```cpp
typedef uint64_t SKey;
__host__ __device__ __forceinline__ SKey sk_make(int64_t gPos, int rPos, int rLen) { return ((uint64_t)gPos << 24) | ((uint64_t)(uint32_t)rPos << 12) | (uint64_t)(uint32_t)rLen; }
__host__ __device__ __forceinline__ int64_t sk_gpos(SKey k) { return (int64_t)(k >> 24); }
__host__ __device__ __forceinline__ int sk_rpos(SKey k) { return (int)((k >> 12) & 0xFFFu); }
__host__ __device__ __forceinline__ int sk_rlen(SKey k) { return (int)(k & 0xFFFu); }
__host__ __device__ __forceinline__ int64_t sk_diag(SKey k) { return sk_gpos(k) - sk_rpos(k); }

// ... 185 lines not shown
{
    const Text64At a = d_text64_at(ix, t);
    if (!d_pac_both(ix) && a.slow) {
        uint32_t w[4] = {0u, 0u, 0u, 0u};
        for (int j = 0; j < a.nv; j++) w[j >> 4] |= (uint32_t)d_nt4((unsigned char)d_refchar(ix, t + j)) << (30 - 2 * (j & 15));
        Text64 x; x.T0 = w[0]; x.T1 = w[1]; x.T2 = w[2]; x.T3 = w[3]; x.nv = a.nv;
        return x;
    }
    const uint32_t *pw = (const uint32_t *)ix.pac + a.word;
    return d_text64_words(ix, a, pw[0], pw[1], pw[2], pw[3], pw[4]);
}

__host__ __device__ __forceinline__ void d_ref_fill(const DIndex &ix, int64_t g0, int n, char *dst)
{
    for (int i = 0; i < n; i += 8) {
        const uint64_t w = d_ref8(ix, g0 + i);
        const int m = n - i < 8 ? n - i : 8;
        for (int k = 0; k < m; k++) dst[i + k] = (char)(w >> (8 * k));
    }
}

__host__ __device__ __forceinline__ int d_loc_lower_bound(const DIndex &ix, int64_t g)
{
    int lo = 0, hi = 2 * ix.n_chr;
    while (lo < hi) { int mid = (lo + hi) >> 1; if (ix.loc_key[mid] < g) lo = mid + 1; else hi = mid; }
    return lo;
}
struct LocTab { const int64_t *key; const int32_t *chr; const int64_t *off; int n2; };
__host__ __device__ __forceinline__ LocTab d_loc_tab(const DIndex &ix) { return LocTab{ix.loc_key, ix.loc_chr, ix.chr_off, 2 * ix.n_chr}; }
__host__ __device__ __forceinline__ int d_loc_lower_bound(const LocTab &t, int64_t g)
{
    int lo = 0, hi = t.n2;
    while (lo < hi) { int mid = (lo + hi) >> 1; if (t.key[mid] < g) lo = mid + 1; else hi = mid; }
    return lo;
}

__host__ __device__ __forceinline__ bool d_seed_less(const DSeed &a, const DSeed &b)
{
    return a.gPos == b.gPos ? a.rPos < b.rPos : a.gPos < b.gPos;
}

#define CTR_STRIPES 64
#define CTR_STRIDE  48
__device__ __forceinline__ unsigned long long *d_ctr_stripe(unsigned long long *ctr) { return ctr + (blockIdx.x & (CTR_STRIPES - 1)) * CTR_STRIDE; }
__device__ __forceinline__ void d_wave_resident(unsigned long long *ctr, int which, unsigned long long t_begin)
{
    if ((threadIdx.x & 63) == 0) atomicAdd(d_ctr_stripe(ctr) + which, (unsigned long long)(wall_clock64() - t_begin));
}
__device__ __forceinline__ void d_wave_add(unsigned long long *dst, unsigned long long v)
{
    for (int o = 32; o > 0; o >>= 1) v += __shfl_down(v, o, 64);
    if ((threadIdx.x & 63) == 0 && v) atomicAdd(d_ctr_stripe(dst), v);
}
```

### dart_amd/csrc/dg_fm.h

```cpp
#pragma once
#include "dg_common.h"

struct OccBlock { uint4 q0, q1, q2, q3; };

__device__ __forceinline__ OccBlock d_load_block(const DIndex &ix, uint64_t blk)
{
    const uint4 *p = ix.bwt + (blk << 2);
    OccBlock b;
    b.q0 = p[0]; b.q1 = p[1]; b.q2 = p[2]; b.q3 = p[3];
    return b;
}

__device__ __forceinline__ uint64_t d_sel4(uint64_t a0, uint64_t a1, uint64_t a2, uint64_t a3, int i)
{
    uint64_t lo = (i & 1) ? a1 : a0, hi = (i & 1) ? a3 : a2;
    return (i & 2) ? hi : lo;
}
__device__ __forceinline__ uint64_t d_L2(const DIndex &ix, int i)
{
    return i == 4 ? ix.L2[4] : d_sel4(ix.L2[0], ix.L2[1], ix.L2[2], ix.L2[3], i);
}

__device__ __forceinline__ void d_plane_counts(const uint4 H, const uint4 Lo, uint32_t hmask, uint32_t o, uint32_t &P, uint32_t &Q)
{
// ... 634 lines not shown
                    else { h.x0 = s.x0; h.freq = (uint32_t)s.x2; }
                    hits[(size_t)r * H + at] = h;
                }
            }
            uint32_t fr = ((vh >> lane) & 1ull) ? (uint32_t)s.x2 : 0u;
            for (int o = 32; o > 0; o >>= 1) fr += (uint32_t)__shfl_xor((int)fr, o, 64);
            nh += __popcll(vh); ns += fr;
            cur += pos;
            pos = cur;
        }
        if (lane == 0) { nhits[r] = (uint32_t)nh; nseeds[r] = ns; }
    }
    d_wave_add(ctr + CTR_STEPS, c.steps);
    d_wave_add(ctr + CTR_BLOCKS, c.blocks);
    d_wave_add(ctr + CTR_STEPS_ACT, c.steps_act);
    d_wave_add(ctr + CTR_BLOCKS_ACT, c.blocks_act);
    d_wave_add(ctr + CTR_KTAB, c.ktab);
    d_wave_add(ctr + CTR_LF, c.lf_ref);
    d_wave_add(ctr + CTR_LF_ACT, c.lf_act);
    d_wave_add(ctr + CTR_DIRECT, c.n_direct);
    d_wave_resident(ctr, CTR_WT_SEEDH, t_wave0);
}

__global__ void __launch_bounds__(256)
k_build_sa_dense(const DIndex ix, int intv, uint64_t n_entries, uint64_t *__restrict__ dense)
{
    const uint64_t smask = (uint64_t)ix.sa_intv - 1, dmask = (uint64_t)intv - 1;
    const uint64_t n_sampled = (ix.seq_len + (uint64_t)ix.sa_intv) / (uint64_t)ix.sa_intv;
    int dsh = 0;
    while ((1 << dsh) < intv) dsh++;
    for (uint64_t q = (uint64_t)blockIdx.x * blockDim.x + threadIdx.x; q < n_sampled; q += (uint64_t)gridDim.x * blockDim.x) {
        const uint64_t r0 = q * (uint64_t)ix.sa_intv;
        if ((r0 >> dsh) < n_entries) dense[r0 >> dsh] = ((ix.sa[q] + 1) & 0xFFFFFFFFFFull);
        uint64_t k = d_lf(ix, r0), T = 1;
        while (k & smask) { k = d_lf(ix, k); T++; }
        const uint64_t base = ix.sa[k / (uint64_t)ix.sa_intv];
        k = d_lf(ix, r0);
        for (uint64_t t = 1; t < T; t++) {
            const uint64_t steps = T - t;
            if (!(k & dmask) && (k >> dsh) < n_entries) dense[k >> dsh] = ((steps + base + 1) & 0xFFFFFFFFFFull) | (steps << 40);
            k = d_lf(ix, k);
        }
    }
}
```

•••

Exercise description:
The expected answer is a copy of each line in the listing above that contains "shown".

Exercise answer:
// ... 185 lines not shown
// ... 634 lines not shown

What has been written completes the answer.